The Frazer Cluster below in purple is Cluster 4:

I recognize my 2nd cousin once removed who is the first match. These Frazers tended to intermarry. This clusters carries an overlapping look that I also saw at Ancestry – even though there are different Frazer ancestors in the Ancestry Cluster versus the FTDNA Cluster.

Rathfelder Cluster

Beneath the Chart is an analysis part:

The first cluster to come up there is Cluster 9. That is likely due to the large match with my 2nd cousin Catherine. She is on the Rathfelder side which was missing in the high threshold Ancestry Cluster Analysis.

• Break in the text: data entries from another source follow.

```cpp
template <class R>
__host__ __device__ inline RoomHit<R> room_rule(const R t0[3], const R t1[3], uint32_t present, R tmin) {
  const R n0 = fmin(t0[0], t1[0]), n1 = fmin(t0[1], t1[1]), n2 = fmin(t0[2], t1[2]);
  const R f0 = fmax(t0[0], t1[0]), f1 = fmax(t0[1], t1[1]), f2 = fmax(t0[2], t1[2]);
  const R tn = fmax(fmax(n0, n1), n2);
  const R tf = fmin(fmin(f0, f1), f2);
  bool in_absent = false, out_absent = false;
  switch (room_absent(present)) {
    case 0: in_absent = tn == t0[0], out_absent = tf == t0[0]; break;
    case 1: in_absent = tn == t1[0], out_absent = tf == t1[0]; break;
    case 2: in_absent = tn == t0[1], out_absent = tf == t0[1]; break;
    case 3: in_absent = tn == t1[1], out_absent = tf == t1[1]; break;
    case 4: in_absent = tn == t0[2], out_absent = tf == t0[2]; break;
    case 5: in_absent = tn == t1[2], out_absent = tf == t1[2]; break;
    default: break;
  }
  const bool enter = (tn >= tmin) & !in_absent;
  RoomHit<R> r;
  r.hit = (tf >= fmax(tn, tmin)) & (enter | !out_absent);
  r.t = enter ? tn : tf;
  const bool l0 = t0[0] == r.t, h0 = t1[0] == r.t, l1 = t0[1] == r.t, h1 = t1[1] == r.t, h2 = t1[2] == r.t;
  const bool a0 = l0 | h0, a1 = l1 | h1;
  const bool hi = (a0 & h0) | (!a0 & a1 & h1) | (!a0 & !a1 & h2);
  r.face = (a0 ? 0 : (a1 ? 2 : 4)) + (hi ? 1 : 0);
  return r;
}

}
```

Baseline: 27540 Msamples/s.

## Encode box hit axis during traversal, trim fp64 sqrt and sign ops, narrow segment counter

For fp64 flat-scene traversal, the box loop now records the entering axis in the best index, so the closing box slab recomputation is skipped for entering hits. The fp64 cosine-direction sampling uses a square root without the zero-clamp select and flips signs with an XOR instead of a multiply. The segment counter becomes 32-bit when possible (the cap is clamped to UINT32_MAX), and the cap check moves after shading for most traversals. Together these cut ALU work per bounce, in exchange for extra face-rule work inside the box loop and a slight change in when the cap aborts.

```diff
diff --git a/cpu-ray-tracing-implementation_amd/csrc/rt_device.h b/cpu-ray-tracing-implementation_amd/csrc/rt_device.h
--- a/cpu-ray-tracing-implementation_amd/csrc/rt_device.h
+++ b/cpu-ray-tracing-implementation_amd/csrc/rt_device.h
@@ -83,6 +83,18 @@
   return x > 0.0 ? g : 0.0;
 }
 __device__ __forceinline__ float fsqrt01(float x) { return fsqrt(x); }
+__device__ __forceinline__ double fsqrt01_nz(double x) {
+  const double r = __builtin_amdgcn_rsq(x);
+  double g = x * r, h = 0.5 * r;
+  const double e = fma(-g, h, 0.5);
+  g = fma(g, e, g);
+  h = fma(h, e, h);
+  return fma(fma(-g, g, x), h, g);
+}
+__device__ __forceinline__ float fsqrt01_nz(float x) { return fsqrt(x); }
+__device__ __forceinline__ double flip_sign(double x, bool neg) {
+  return __longlong_as_double(__double_as_longlong(x) ^ (neg ? (long long)0x8000000000000000ull : 0ll));
+}
 __device__ __forceinline__ double fsqrt(double x) {
   const double r = __builtin_amdgcn_rsq(x);
   double g = x * r, h = 0.5 * r;
@@ -1404,7 +1416,7 @@
   }
   return room_rule<R>(t0, t1, b.present, tmin);
 }
-template <class R>
+template <class R, bool FACE = false>
 __device__ __forceinline__ void trace_flat(const DevScene<R>& sc, V<R> o, V<R> d, uint32_t excl_e, int32_t excl_i,
                                            R& t_best, uint32_t& e_best, int32_t& i_best, uint32_t& nm,
                                            const FlatQuadT<R>* fq, const FlatRoomT<R>* fr, const FlatBoxT<R>* fb) {
@@ -1434,7 +1446,12 @@
     const Slab<R> s = flat_slab(b, o, inv, tmin, excl_i, xf);
     const bool h = (s.tf >= fmax(s.tn, tmin)) & (s.th <= tmax);
     tmax = h ? s.th : tmax;
-    best = h ? (int32_t)(nq + nr8 + k) : best;
+    if constexpr (FACE) {
+      const BoxFaceHit<R> f = box_face_rule<R>(s.t0, s.t1, tmin);
+      best = h ? (int32_t)(nq + nr8 + 4u * k) + (f.enter ? f.axis : 3) : best;
+    } else {
+      best = h ? (int32_t)(nq + nr8 + k) : best;
+    }
   }
   t_best = tmax;
   e_best = kNoHit;
@@ -1456,16 +1473,27 @@
     nm = r.nm[j & 7u];
     return;
   }
-  const FlatBoxT<R>& b = fb[(uint32_t)best - nq - nr8];
-  const Slab<R> s = flat_slab(b, o, inv, tmin, excl_i, xf);
-  const bool enter = s.tn >= tmin;
+  const uint32_t bj = (uint32_t)best - nq - nr8;
+  const FlatBoxT<R>& b = fb[FACE ? bj >> 2 : bj];
+  bool enter;
   int k = 2;
-  if (enter) {
-    if (s.tn == fmin(s.t0[0], s.t1[0])) k = 0;
-    else if (s.tn == fmin(s.t0[1], s.t1[1])) k = 1;
+  if constexpr (FACE) {
+    enter = (bj & 3u) != 3u;
+    k = (int)(bj & 3u);
+    if (!enter) {
+      const Slab<R> s = flat_slab(b, o, inv, tmin, excl_i, xf);
+      k = box_face_rule<R>(s.t0, s.t1, tmin).axis;
+    }
   } else {
-    if (s.tf == fmax(s.t0[0], s.t1[0])) k = 0;
-    else if (s.tf == fmax(s.t0[1], s.t1[1])) k = 1;
+    const Slab<R> s = flat_slab(b, o, inv, tmin, excl_i, xf);
+    enter = s.tn >= tmin;
+    if (enter) {
+      if (s.tn == fmin(s.t0[0], s.t1[0])) k = 0;
+      else if (s.tn == fmin(s.t0[1], s.t1[1])) k = 1;
+    } else {
+      if (s.tf == fmax(s.t0[0], s.t1[0])) k = 0;
+      else if (s.tf == fmax(s.t0[1], s.t1[1])) k = 1;
+    }
   }
   const R dk = k == 0 ? d.x : (k == 1 ? d.y : d.z);
   const int side = enter ? (dk < R(0) ? 1 : 0) : (dk < R(0) ? 0 : 1);
@@ -1649,16 +1677,16 @@
   sincos2pi(u2, sp, cp);
   return on_sphere_sc(u1, sp, cp);
 }
-template <class R>
+template <class R, bool DRAW = false>
 __device__ __forceinline__ V<R> cosine_dir_sc(R r2, R sp, R cp) {
   R sr2 = fsqrt01(r2);
-  return mkv(cp * sr2, fsqrt01(R(1) - r2), sp * sr2);
-}
-template <class R>
+  return mkv(cp * sr2, DRAW ? fsqrt01_nz(R(1) - r2) : fsqrt01(R(1) - r2), sp * sr2);
+}
+template <class R, bool DRAW = false>
 __device__ __forceinline__ V<R> cosine_dir(R r1, R r2) {
   R sp, cp;
   sincos2pi(r1, sp, cp);
-  return cosine_dir_sc(r2, sp, cp);
+  return cosine_dir_sc<R, DRAW>(r2, sp, cp);
 }
 
 template <class R>
diff --git a/cpu-ray-tracing-implementation_amd/csrc/rt_kernels.hip b/cpu-ray-tracing-implementation_amd/csrc/rt_kernels.hip
--- a/cpu-ray-tracing-implementation_amd/csrc/rt_kernels.hip
+++ b/cpu-ray-tracing-implementation_amd/csrc/rt_kernels.hip
@@ -5,6 +5,7 @@
 #include <map>
 #include <mutex>
 #include <tuple>
+#include <type_traits>
 
 #include "../../include/rt_hip.h"
 #include "rt_device.h"
@@ -592,8 +593,11 @@
         Onb<R> b;
         if (!FLAT && !iso) b = make_onb(n);
         auto cos_dir = [&](R u1, R u2) -> V<R> {
-          const V<R> v = cosine_dir(u1, u2);
-          if constexpr (FLAT) {
+          const V<R> v = cosine_dir<R, FLAT && LL>(u1, u2);
+          if constexpr (FLAT && LL && sizeof(R) == 8) {
+            const R sy = flip_sign(v.y, fs < R(0)), sz = flip_sign(v.z, fs < R(0));
+            return fA == 0 ? mkv(sy, -sz, -v.x) : (fA == 1 ? mkv(-v.x, sy, -sz) : mkv(-v.x, sz, sy));
+          } else if constexpr (FLAT) {
             const R sy = fs * v.y, sz = fs * v.z;
             return fA == 0 ? mkv(sy, -sz, -v.x) : (fA == 1 ? mkv(-v.x, sy, -sz) : mkv(-v.x, sz, sy));
           } else {
@@ -738,6 +742,7 @@
   static constexpr uint32_t kLdsMats = 16;
   [[maybe_unused]] static constexpr bool kLL = false, kNL = false, kLLI = false, kMoving = true;
   [[maybe_unused]] static constexpr bool kLean = false, kNoRad = false, kColdLds = false, kThrLds = false;
+  static constexpr bool kCapBeforeShade = false;
 };
 template <class R, bool SPH, bool TRI, bool VOL, bool LLI = false>
 struct LinearTrav : TravDefaults {
@@ -749,6 +754,7 @@
   static constexpr bool kNoRad = VOL;
   static constexpr bool kColdLds = VOL;
   static constexpr bool kThrLds = VOL && LLI && sizeof(R) == 4;
+  static constexpr bool kCapBeforeShade = VOL && LLI && sizeof(R) == 4;
   template <class PS>
   __device__ __forceinline__ static void run(const DevScene<R>& sc, const Node<R>*, const PS& s, Keys k,
                                              uint32_t*, R& t, uint32_t& e, int32_t& i, uint32_t&) {
@@ -808,7 +814,7 @@
   template <class PS>
   __device__ __forceinline__ static void run_lds(const DevScene<R>& sc, const Tables& tb, const PS& s, R& t,
                                                  uint32_t& e, int32_t& i, uint32_t& nm) {
-    trace_flat<R>(sc, s.o, s.d, s.xe, s.xi, t, e, i, nm, tb.q, tb.r, tb.b);
+    trace_flat<R, sizeof(R) == 8>(sc, s.o, s.d, s.xe, s.xi, t, e, i, nm, tb.q, tb.r, tb.b);
   }
 };
 constexpr uint32_t kLdsNodeMax = 256;
@@ -1013,6 +1019,14 @@
   }
   return false;
 }
+template <class R>
+__device__ __forceinline__ bool seg_cap_hit(const Params<R>& p, const Params<R>& q, uint32_t segs) {
+  if (segs > (uint32_t)q.seg_cap) {
+    atomicOr(p.fault, 1u);
+    return true;
+  }
+  return false;
+}
 template <class R, class Trav, bool CAMX>
 __device__ __forceinline__ void persist_body(const Params<R>& p) {
   __shared__ Lds<Trav::kStack * kBlock> stk;
@@ -1063,7 +1077,7 @@
     }
     item0 = next_item_dyn(p);
   }
-  uint64_t segs = 0;
+  std::conditional_t<Trav::kWide || Trav::kCapBeforeShade, uint64_t, uint32_t> segs = 0;
   if (item0 < p.n_items) {
     Path<R, Trav::kColdLds, Trav::kLean, Trav::kNoRad, Trav::kThrLds> s;
     s.set_acc(mkv(R(0), R(0), R(0)));
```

Cluster 9 is the Blue Cluster on the lower right above. It would be worthwhile pursuing the other two in the cluster. According to the tabular analysis above, Pamely has a tree. The link brings me right to Pamela’s tree. It goes back to her grandparents. So if I were to expand Pamela’s tree, I might see where the match is. The Rathfelder’s were from Latvia, so that is an easy place to notice.

Cluster 6 – Clarke

I could recognize this Cluster by one person who had Clarke as his middle name.

FTDNA Clusters

With 33 Clusters, it would take to long to look at all of them in this Blog. However, I am curious as to the 33 Clusters that came up.

Summary and Next Steps

  • The AutoCluster Tool is very helpful with AncestryDNA. This is because AncestryDNA doesn’t have the Chromosome Browser to check matches.
  • I would like to figure out why I have one large cluster at FTDNA versus all the small clusters
  • I would like to try this at 23andMe to see how it works there.
  • If nothing else, this tool should help focus my DNA research.
  • I would like to be able to cross-reference the clusters. For example, between AncestryDNA and FTDNA.
  • I would also like it if there would be a way to combine the clusters from the three companies.
  • Further, it would be great to add MyHeritage to the mix.